Monday, October 6, 2014

Two Roads?: Endogeneity of Credit, Expectations, and Fed Activism

Like gold, credit is subject to laws of supply and demand. Since it doubles as money, its quantity can adjust to alleviate an excess demand for money assuming that expansion is not limited by elevated credit risk. We can expect credit markets to conform more closely to the classical model if policy uncertainty is reduced (Koppl 2002, 184-194).[1] A consistent rule like nominal income targeting would help limit some of this risk by stabilizing expectations about monetary policy. Not only does the base money supply become responsive to demand under a nominal income target regime; credit markets become more flexible too. In what follows, I will outline the operation of credit markets as would occur absent outside interference. I will also analyze the effects of central bank activism and of regulation of credit on the responsiveness of credit markets to demand for money.

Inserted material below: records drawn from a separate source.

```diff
+#pragma unroll 1
+  for (int t = 0; t < ntiles; ++t) {
+    f32x4 acc[RM][RN];
+#pragma unroll
+    for (int i = 0; i < RM; ++i)
+#pragma unroll
+      for (int jj = 0; jj < RN; ++jj) acc[i][jj] = (f32x4){0.f, 0.f, 0.f, 0.f};
+    static_for(std::make_integer_sequence<int, NCH>{}, [&](auto chc) {
+      constexpr int ch = decltype(chc)::value;
+      issue_a(t + (ch + NS - 1) / NCH, (ch + NS - 1) % NCH);
+      const char* cur = As + ((t * NCH + ch) & (NS - 1)) * STG;
+#pragma unroll
+      for (int kt = 0; kt < CK; ++kt)
+#pragma unroll
+        for (int pc = 0; pc < 2; ++pc) {
+          bf16x8 af[RM];
+#pragma unroll
+          for (int i = 0; i < RM; ++i) af[i] = read_frag_kc_bf16(cur + kt * BM * 128, wm * TM + i * 16, pc, lane);
+#pragma unroll
+          for (int i = 0; i < RM; ++i)
+#pragma unroll
+            for (int jj = 0; jj < RN; ++jj)
+              acc[i][jj] = __builtin_amdgcn_mfma_f32_16x16x32_bf16(af[i], breg[(ch * CK + kt) * 2 + pc][jj],
+                                                                   acc[i][jj], 0, 0, 0);
+        }
+      if constexpr (ch == NCH - 1) {
+        if constexpr (MODE2) wait_keep<NCH * F, true>(xc);
+        if (p.wt == 4) epilogue(t, std::integral_constant<int, 2>{}, acc);
+        else if (p.wt) epilogue(t, std::integral_constant<int, 16>{}, acc);
+        else epilogue(t, std::integral_constant<int, 0>{}, acc);
+        if constexpr (MODE2) fetch_c(t + 1);
+      }
+      wait_keep<(NS - 2) * F + ring_tile_ends(ch, NS, NCH) * E, false>(xc);
+      raw_barrier();
+    });
+  }
+  asm volatile("s_waitcnt vmcnt(0)" ::: "memory");
+}
+
+template <class Kern>
+int launch_walkers(Kern kern, int BN, int NT, const GemmArgs& a, int cus, int cap, hipStream_t st) {
   WsArgs w;
   w.M = a.M; w.N = a.N;
   w.A = (const bf16*)a.A; w.lda = a.lda;
@@ -213,13 +381,24 @@
   w.wpx = std::min(per_xcd / w.nslices, std::max(want, 1));
   if (cap > 0) w.wpx = std::min(w.wpx, cap);
   if (w.wpx < 1) return CN_ERR_UNSUPPORTED;
-  const dim3 grid(8 * w.wpx * w.nslices), block(WM * WN * 64);
-  if (a.c_mode == 2)
-    hipLaunchKernelGGL((gemm_ws_kernel<KT, BM, BN, WM, WN, true, BREG>), grid, block, 0, st, w);
-  else
-    hipLaunchKernelGGL((gemm_ws_kernel<KT, BM, BN, WM, WN, false, BREG>), grid, block, 0, st, w);
+  const dim3 grid(8 * w.wpx * w.nslices), block(NT);
+  hipLaunchKernelGGL(kern, grid, block, 0, st, w);
   CN_CHECK_LAUNCH();
   return 0;
+}
+
+template <int KT, int CK, int NS, int BM, int BN, int WM, int WN>
+int launch_ring(const GemmArgs& a, int cus, int cap, hipStream_t st) {
+  if (a.c_mode == 2)
+    return launch_walkers(gemm_ws_ring_kernel<KT, CK, NS, BM, BN, WM, WN, true>, BN, WM * WN * 64, a, cus, cap, st);
+  return launch_walkers(gemm_ws_ring_kernel<KT, CK, NS, BM, BN, WM, WN, false>, BN, WM * WN * 64, a, cus, cap, st);
+}
+
+template <int KT, int BM, int BN, int WM, int WN, bool BREG>
+int launch_ws(const GemmArgs& a, int cus, int cap, hipStream_t st) {
+  if (a.c_mode == 2)
+    return launch_walkers(gemm_ws_kernel<KT, BM, BN, WM, WN, true, BREG>, BN, WM * WN * 64, a, cus, cap, st);
+  return launch_walkers(gemm_ws_kernel<KT, BM, BN, WM, WN, false, BREG>, BN, WM * WN * 64, a, cus, cap, st);
 }
 
 int device_cus() {
@@ -232,18 +411,18 @@
   return n;
 }
 
-int ws_bn(int K) { return K == 512 ? 64 : 128; }
+constexpr int WS_BN = 128;
 
 }
 
 bool cn_gemm_ws_supports(const GemmArgs& a) {
-  if (a.K != 64 && a.K != 128 && a.K != 256 && a.K != 512) return false;
+  if (a.K != 64 && a.K != 128 && a.K != 256 && a.K != 512 && a.K != 1024) return false;
   if (a.ka_lim < a.K || a.kb_lim < a.K) return false;
   if (a.N % 8 || a.ldc % 8 || (uintptr_t)a.C % 16) return false;
   if (a.lda % 8 || a.ldb % 8 || (uintptr_t)a.A % 16 || (uintptr_t)a.B % 16) return false;
   if (256 * a.ldc * 2 >= 0x80000000ll) return false;
   const int cus = device_cus();
-  return cus >= 8 && (a.N + ws_bn(a.K) - 1) / ws_bn(a.K) <= cus / 8;
+  return cus >= 8 && (a.N + WS_BN - 1) / WS_BN <= cus / 8;
 }
 
 int cn_gemm_ws_launch(const GemmArgs& a, int walkers_per_xcd, hipStream_t st) {
@@ -254,7 +433,8 @@
       return launch_ws<1, 128, 128, 4, 2, true>(a, cus, walkers_per_xcd, st);
     case 128: return launch_ws<2, 128, 128, 4, 2, true>(a, cus, walkers_per_xcd, st);
     case 256: return launch_ws<4, 64, 128, 2, 4, true>(a, cus, walkers_per_xcd, st);
-    case 512: return launch_ws<8, 32, 64, 2, 2, false>(a, cus, walkers_per_xcd, st);
+    case 512: return launch_ring<8, 4, 4, 64, 128, 2, 4>(a, cus, walkers_per_xcd, st);
+    case 1024: return launch_ring<16, 4, 4, 64, 128, 1, 8>(a, cus, walkers_per_xcd, st);
     default: return CN_ERR_UNSUPPORTED;
   }
 }
```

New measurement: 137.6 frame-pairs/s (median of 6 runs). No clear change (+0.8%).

The relationship of credit and an endogenous money stock has long been recognized (Thornton 1939; Wicksell 1936; Hawtrey 1919). The response of credit to an increased demand for money is not only an empirical observation. As Glasner aptly points out, “nominal balances [of banks] fluctuated with ‘the needs of trade.’ . . . The law of reflux, in fact, is equivalent to Say’s Identity (1985, 47).” Much like the response of the gold production to an increase in the price of gold, an increased demand for money is concomitant with a rise in demand for money-like substitutes. Financial intermediaries respond to this demand by lowering reserve ratios and expanding their balance sheets (Leijonhufvud 1979; Gorton and Pennacchi 1990; Selgin and White 1994; White 1999).

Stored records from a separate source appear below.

__global__ __launch_bounds__(256) void node_mix_pre_fwd_k(
    const float* __restrict__ x, const float* __restrict__ y, const float* __restrict__ p1,
    const float* __restrict__ U, float* __restrict__ chan, BnFin fin, const float* __restrict__ gamma,
    const float* __restrict__ resid, const float* __restrict__ ln_w, const float* __restrict__ ln_b,
    float* __restrict__ pre, float* __restrict__ rec, float* __restrict__ prm, int b, int C, int L,
    DropCfg dglu, DropCfg dfc) {
  __shared__ float red[4];
  __shared__ float red5[2 * 4 * 5];
  extern __shared__ float fin_lds[];
  const int cl4 = C * L / 4, l4n = L / 4, M = 3 * C;
  const int part = blockIdx.x, smp = blockIdx.y, P = gridDim.x;
  STAMP(0, smp * P + part, 0);
  float* sc = fin_lds;
  float* sh = fin_lds + M;
  const int r0 = part * kLazyPart + threadIdx.x;
  const bool act = r0 < cl4;
  const int r = act ? r0 : cl4 - 1;
// ... 5 lines not shown
  const float4 xv = ld4(x + e), yv = ld4(y + e), pv = ld4(p1 + e), rv = ld4(resid + e);
  __builtin_amdgcn_sched_barrier(0);
  const float g0 = gamma[0], g1 = gamma[1], g2 = gamma[2], g3 = gamma[3];
  const DropRt rglu = drop_begin(dglu), rfc = drop_begin(dfc);
  STAMP(0, smp * P + part, 1);
  bn_fin_fill<256>(fin, chan, M, b * L, sc, sh, part == 0 && smp == 0);
  STAMP(0, smp * P + part, 2);
  const float4 va = affine4(ua, sc[c], sh[c]);
  const float4 vg = affine4(ug, sc[C + c], sh[C + c]);
  const float4 vf = affine4(uf, sc[2 * C + c], sh[2 * C + c]);
  const float4 m2 = drop_mult4(rglu, (uint64_t)e), m3 = drop_mult4(rfc, (uint64_t)e);
  const float4 o = mix_fwd4<kMixAll>(g0, g1, g2, g3, f4_add(xv, yv), pv, va, vg, vf, m2, m3);
  const float4 v = f4_add(o, rv);
  if (act) st4_w0<3>(pre + e, v);
  STAMP(0, smp * P + part, 3);
  const int n4 = cl4 - part * kLazyPart < kLazyPart ? cl4 - part * kLazyPart : kLazyPart;
  const float nk = (float)(4 * n4);
  float mk = wave_sum(act ? f4_hsum(v) : 0.f);
  const int wv = threadIdx.x >> 6, ln = threadIdx.x & 63;
  if (ln == 0) red[wv] = mk;
  __syncthreads();
  mk = (((red[0] + red[1]) + red[2]) + red[3]) / nk;
  float acc[5] = {0.f, 0.f, 0.f, 0.f, 0.f};
  if (act) {
    const float4 cd = make_float4(v.x - mk, v.y - mk, v.z - mk, v.w - mk);
    const float4 cw = f4_mul(cd, lw);
    acc[0] = f4_dot(cd, cd);
    acc[1] = f4_hsum(cw);
    acc[2] = f4_dot(cw, cw);
    acc[3] = f4_dot(cw, lb);
    acc[4] = f4_dot(cw, lw);
  }
  float pa[5] = {0.f, 0.f, 0.f, 0.f, 0.f};
  if (smp == 0 && act) {
    pa[0] = f4_dot(lw, lw);
    pa[1] = f4_hsum(lw);
    pa[2] = f4_dot(lw, lb);
    pa[3] = f4_hsum(lb);
    pa[4] = f4_dot(lb, lb);
  }
#pragma unroll
  for (int i = 0; i < 5; ++i) acc[i] = wave_sum(acc[i]);
  if (smp == 0) {
#pragma unroll
    for (int i = 0; i < 5; ++i) pa[i] = wave_sum(pa[i]);
  }
  if (ln == 0) {
#pragma unroll
    for (int i = 0; i < 5; ++i) red5[i * 4 + wv] = acc[i];
    if (smp == 0) {
#pragma unroll
      for (int i = 0; i < 5; ++i) red5[20 + i * 4 + wv] = pa[i];
    }
  }
  __syncthreads();
  if (threadIdx.x == 0) {
    float t[5];
#pragma unroll
    for (int i = 0; i < 5; ++i) t[i] = ((red5[i * 4] + red5[i * 4 + 1]) + red5[i * 4 + 2]) + red5[i * 4 + 3];
    float* rr = rec + ((int64_t)smp * P + part) * kLazyRec;
    st4(rr, make_float4(mk, t[0], t[1], t[2]));
    st4(rr + 4, make_float4(t[3], t[4], 0.f, 0.f));
  }
  STAMP(0, smp * P + part, 4);
  if (smp == 0 && threadIdx.x == 64) {
    float t[5];
#pragma unroll
    for (int i = 0; i < 5; ++i)
      t[i] = ((red5[20 + i * 4] + red5[20 + i * 4 + 1]) + red5[20 + i * 4 + 2]) + red5[20 + i * 4 + 3];
    st4(prm + part * kLazyRec, make_float4(t[0], t[1], t[2], t[3]));
    st4(prm + part * kLazyRec + 4, make_float4(t[4], nk, 0.f, 0.f));
  }
}

template <int NIN>
__global__ __launch_bounds__(256) void mixsum_pair_fwd_lazy_k(
    PtrsIn xs, const float* __restrict__ w, int w_stride, const float* __restrict__ w2, int w2_stride,
    const float* __restrict__ pre, const float* __restrict__ rec, const float* __restrict__ prm,
    const float* __restrict__ ln_w, const float* __restrict__ ln_b, float* __restrict__ nout,
    float* __restrict__ stats, float* __restrict__ osum, float* __restrict__ out, float* __restrict__ out2,
    int cl4) {
  const int part = blockIdx.x, smp = blockIdx.y, P = gridDim.x;
  STAMP(1, smp * P + part, 0);
  const int r0 = part * kLazyPart + threadIdx.x;
  const bool act = r0 < cl4;
  const int r = act ? r0 : cl4 - 1;
  const int64_t i = (int64_t)smp * cl4 + r;
  float wj[NIN + 1];
#pragma unroll
  for (int j = 0; j <= NIN; ++j) wj[j] = w[j * w_stride];
  const float s2 = w2[0] + w2[w2_stride];
  float4 v[NIN];
#pragma unroll
  for (int j = 0; j < NIN; ++j) v[j] = reinterpret_cast<const float4*>(xs.p[j])[i];
  const float4 pv = reinterpret_cast<const float4*>(pre)[i];
  const float4 lw = ld4(ln_w + (int64_t)r * 4), lb = ld4(ln_b + (int64_t)r * 4);
  const LazyStats st = lazy_combine(rec, prm, P, smp);
  const float4 n = ln_apply4(pv, st.mean, st.rstd, lw, lb);
  float4 acc = f4_scale(v[0], wj[0]);
#pragma unroll
  for (int j = 1; j < NIN; ++j) {
    acc.x = fmaf(wj[j], v[j].x, acc.x);
    acc.y = fmaf(wj[j], v[j].y, acc.y);
    acc.z = fmaf(wj[j], v[j].z, acc.z);
    acc.w = fmaf(wj[j], v[j].w, acc.w);
  }
  acc.x = fmaf(wj[NIN], n.x, acc.x);
  acc.y = fmaf(wj[NIN], n.y, acc.y);
  acc.z = fmaf(wj[NIN], n.z, acc.z);
  acc.w = fmaf(wj[NIN], n.w, acc.w);
  if (act) {
    st4_w0<4>(nout + 4 * i, n);
    st4_w0<4>(out + 4 * i, acc);
    st4_w0<4>(out2 + 4 * i, f4_scale(acc, s2));
  }
  STAMP(1, smp * P + part, 1);
  if (part == 0 && threadIdx.x == 0) {
    stats[2 * smp] = st.mean;
    stats[2 * smp + 1] = st.rstd;
    if (osum != nullptr) {
      osum[2 * smp] = st.osum;
      osum[2 * smp + 1] = st.osq;
    }
  }
}

constexpr int kMaxLazyIn = 2;
struct LazyIn {
  const float* pre[kMaxLazyIn];
  const float* ln_w[kMaxLazyIn];
  const float* stats[kMaxLazyIn];
  float* lnpart[kMaxLazyIn];
  int stride[kMaxLazyIn];
};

For clarification, we can imagine a scenario where credit creation helps overcome a shortfall in aggregate demand. Consider an economy that is at the bottom of an economic depression. Prices are still falling, but production and employment have finally begun to increase. Sensing a rise in optimism, entrepreneurs begin to attract investment into new projects.[2] During the depression, banks had to increase their reserve levels in order to maintain solvency. Now that the outlook has improved, banks that survived the spike in defaults begin to increase net investment. They provide the money necessary for entrepreneurs to employ inputs left idle by the depression. Once economic volatility subsides enough to allow the expectations of investors and entrepreneurs to converge to a great enough extent, the former will extend credit to the latter. As realistic plans for a new ordering of resources emerge, output begins to increase and relieve the shortfall in demand.

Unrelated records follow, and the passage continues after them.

#include "orb_pyramid.h"
#include "orb_fast.h"
#include "orb_select.h"
#include "orb_describe.h"

struct OrbGraph {
  struct Key { uint32_t H, W, n_features, n_levels, cap, F; float sf; const void *kp, *aux, *desc, *img0, *mask, *taps; } key = {};
  hipGraph_t graph = nullptr;
  hipGraphExec_t exec = nullptr;
  void drop() {
    if (exec) (void)hipGraphExecDestroy(exec);
    if (graph) (void)hipGraphDestroy(graph);
// ... 37 lines not shown
  TOD_HIP(ws->o_desc.reserve((size_t)P.F * P.cap * 32));
  if (masked) TOD_HIP(ws->maskbuf.reserve(P.F * P.px));
  TOD_HIP(ws->taps.reserve((size_t)P.n_taps * sizeof(ResizeTap) + 32));
  return TODHIP_OK;
}

int upload_pattern(todhip_ctx* ctx, OrbWs* ws, const int8_t* pattern) {
  if (!pattern && ws->pattern_is_default) return TODHIP_OK;
  int8_t hpat[1024];
  if (pattern) std::memcpy(hpat, pattern, 1024); else default_pattern(hpat);
  ws->pattern_is_default = !pattern;
  TOD_HIP(hipMemcpyAsync(ws->pattern.p, hpat, 1024, hipMemcpyHostToDevice, ctx->stream));
  TOD_HIP(hipStreamSynchronize(ctx->stream));
  return TODHIP_OK;
}

int upload_taps(todhip_ctx* ctx, OrbWs* ws, const OrbPlan& P, float scale_factor) {
  const OrbWs::TapsFor now = {P.H, P.W, P.n_levels, scale_factor, ws->taps.p};
  if (std::memcmp(&now, &ws->taps_for, sizeof(now)) == 0 || P.n_taps == 0u) return TODHIP_OK;
  std::vector<ResizeTap> taps(P.n_taps);
  fill_resize_taps(P, taps.data());
  TOD_HIP(hipMemcpyAsync(ws->taps.p, taps.data(), taps.size() * sizeof(ResizeTap), hipMemcpyHostToDevice, ctx->stream));
  TOD_HIP(hipStreamSynchronize(ctx->stream));
  ws->taps_for = now;
  return TODHIP_OK;
}

void record_stages(const OrbPlan& P, const OrbWs* ws, const uint8_t* d_mask, hipStream_t st) {
  const LevelTab& T = P.tab;
  const size_t px = P.px;
  for (uint32_t lvl = 1; lvl < P.n_levels; ++lvl) {
    if (P.resize_x[lvl] == 0u) continue;
    uint8_t* img = ws->pyr.as<uint8_t>() + (size_t)lvl * P.F * px;
    const ResizeTap* taps = ws->taps.as<ResizeTap>();
    hipLaunchKernelGGL(resize_kernel, grid(P.resize[lvl]), dim3(256), 0, st, img - (size_t)P.F * px, T.w[lvl - 1], img, T.h[lvl], T.w[lvl],
                       taps + P.tap_x[lvl], taps + P.tap_y[lvl], px);
  }
  uint32_t* ctl = ws->small.as<uint32_t>();
  uint32_t* level_counts = ctl + P.level_counts_off;
  Cand* cand = ws->cand.as<Cand>(); Cand* eq = ws->eq.as<Cand>(); Cand* sel1 = ws->sel1.as<Cand>(); Cand* sel2 = ws->sel2.as<Cand>();
  hipLaunchKernelGGL(fast_nms_kernel, grid(P.fast_nms), dim3(256), 0, st, T, cand, P.cand_cap, ctl, ctl + W_HIST, d_mask, P.H, P.W, px);
  hipLaunchKernelGGL(fast_threshold_kernel, grid(P.fast_threshold), dim3(64), 0, st, T, ctl, P.cand_cap);
  hipLaunchKernelGGL(split_kernel, grid(P.split), dim3(256), 0, st, T, cand, ctl, sel1, eq, P.cand_cap, P.sel1_cap);
  hipLaunchKernelGGL(rank_tiled_kernel, grid(P.rank_ties), dim3(256), 0, st, RankArgs::rank_ties(eq, P.cand_cap, sel1, P.sel1_cap, ctl));
  hipLaunchKernelGGL(harris_kernel, grid(P.harris), dim3(256), 0, st, T, sel1, ctl + W_NSEL1, px, P.sel1_cap);
  hipLaunchKernelGGL(rank_tiled_kernel, grid(P.rank_harris), dim3(256), 0, st,
                     RankArgs::rank_harris(sel1, P.sel1_cap, sel2, P.sel2_cap, ctl, level_counts, P.F));
  hipLaunchKernelGGL(blur_kernel, grid(P.blur), dim3(256), 0, st, T, ws->blur.as<uint8_t>(), px);
  DescribeArgs D;
  std::memset(&D, 0, sizeof(D));
  disc_umax(D.umax);
  D.blur = ws->blur.as<uint8_t>(); D.sel = sel2; D.level_counts = level_counts; D.cap = P.cap; D.pattern = ws->pattern.as<int8_t>();
  D.kp_xy = ws->o_xy.as<float>(); D.kp_aux = ws->o_aux.as<float>(); D.desc = ws->o_desc.as<uint8_t>(); D.fs = px; D.sel_fs = P.sel2_cap;
  hipLaunchKernelGGL(describe_kernel, grid(P.describe), dim3(256), 0, st, T, D);
}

In recent years, the Federal Reserve, under the chairmanship of Ben Bernanke, has failed to lead the economy into a robust recovery. Instead, the Bernanke Fed has taken on unprecedented roles as a financial regulator and credit allocator (Hummel 2012). Furthermore, the payment of interest on excess reserves has served to incentivize the persistence of low market rates of interest. Increased uncertainty is evidenced increased demand for liquidity as near zero returns on U.S. treasury bills and an elevated spread between these and treasury bonds reflect (U.S. Treasury). Due in part to policy uncertainty and in part to perverse incentives from risk free returns, creditors are more risk averse than usual. Since the start of the crisis in 2008, there has been drop in both the level and rate of growth of bank credit at all commercial banks (see FRED). This is true even as the recession ended 5 years ago. Given an increase in Fed activism under Bernanke, banks were better off lending only to the highest quality borrowers, investing in treasury bills, or leaving excess reserves on account at the Federal Reserve to collect interest.[3]



This pattern of policy activism has increased uncertainty.[4] Every time the officials at the Federal Reserve adopt an unexpected policy, market actors must recoordinate their actions to match these new circumstances. If these actors begin to expect numerous changes in policy within a certain time period but are unsure of what those policies will be, they will limit risky activity and the length of investment. In the case of banks, intermediaries will refuse to offer loans to borrowers to whom they would otherwise lend. As banking activity slows due to uncertainty, credit markets are less able to relieve an excess demand for money. Anemic economic growth results.



[1] Roger Koppl argues, “Fed activism did induce instability in money demand. The Fed should not abandon money supply targets, but should pursue them according to a fixed rule.”
[2] This story is consistent with the “stylized facts” of the business cycle. SeeSnowden and Vane (2005).
[3] During the crisis, inflation hedging waned as liquidity preference increased (Gurnayaka, Sack, and Wright 2010, 89).
[4] Ironically, Bernanke cited the importance of a “clear and credible commitments about future policy actions [author’s emphasis].” Cited in Espinosa (2012).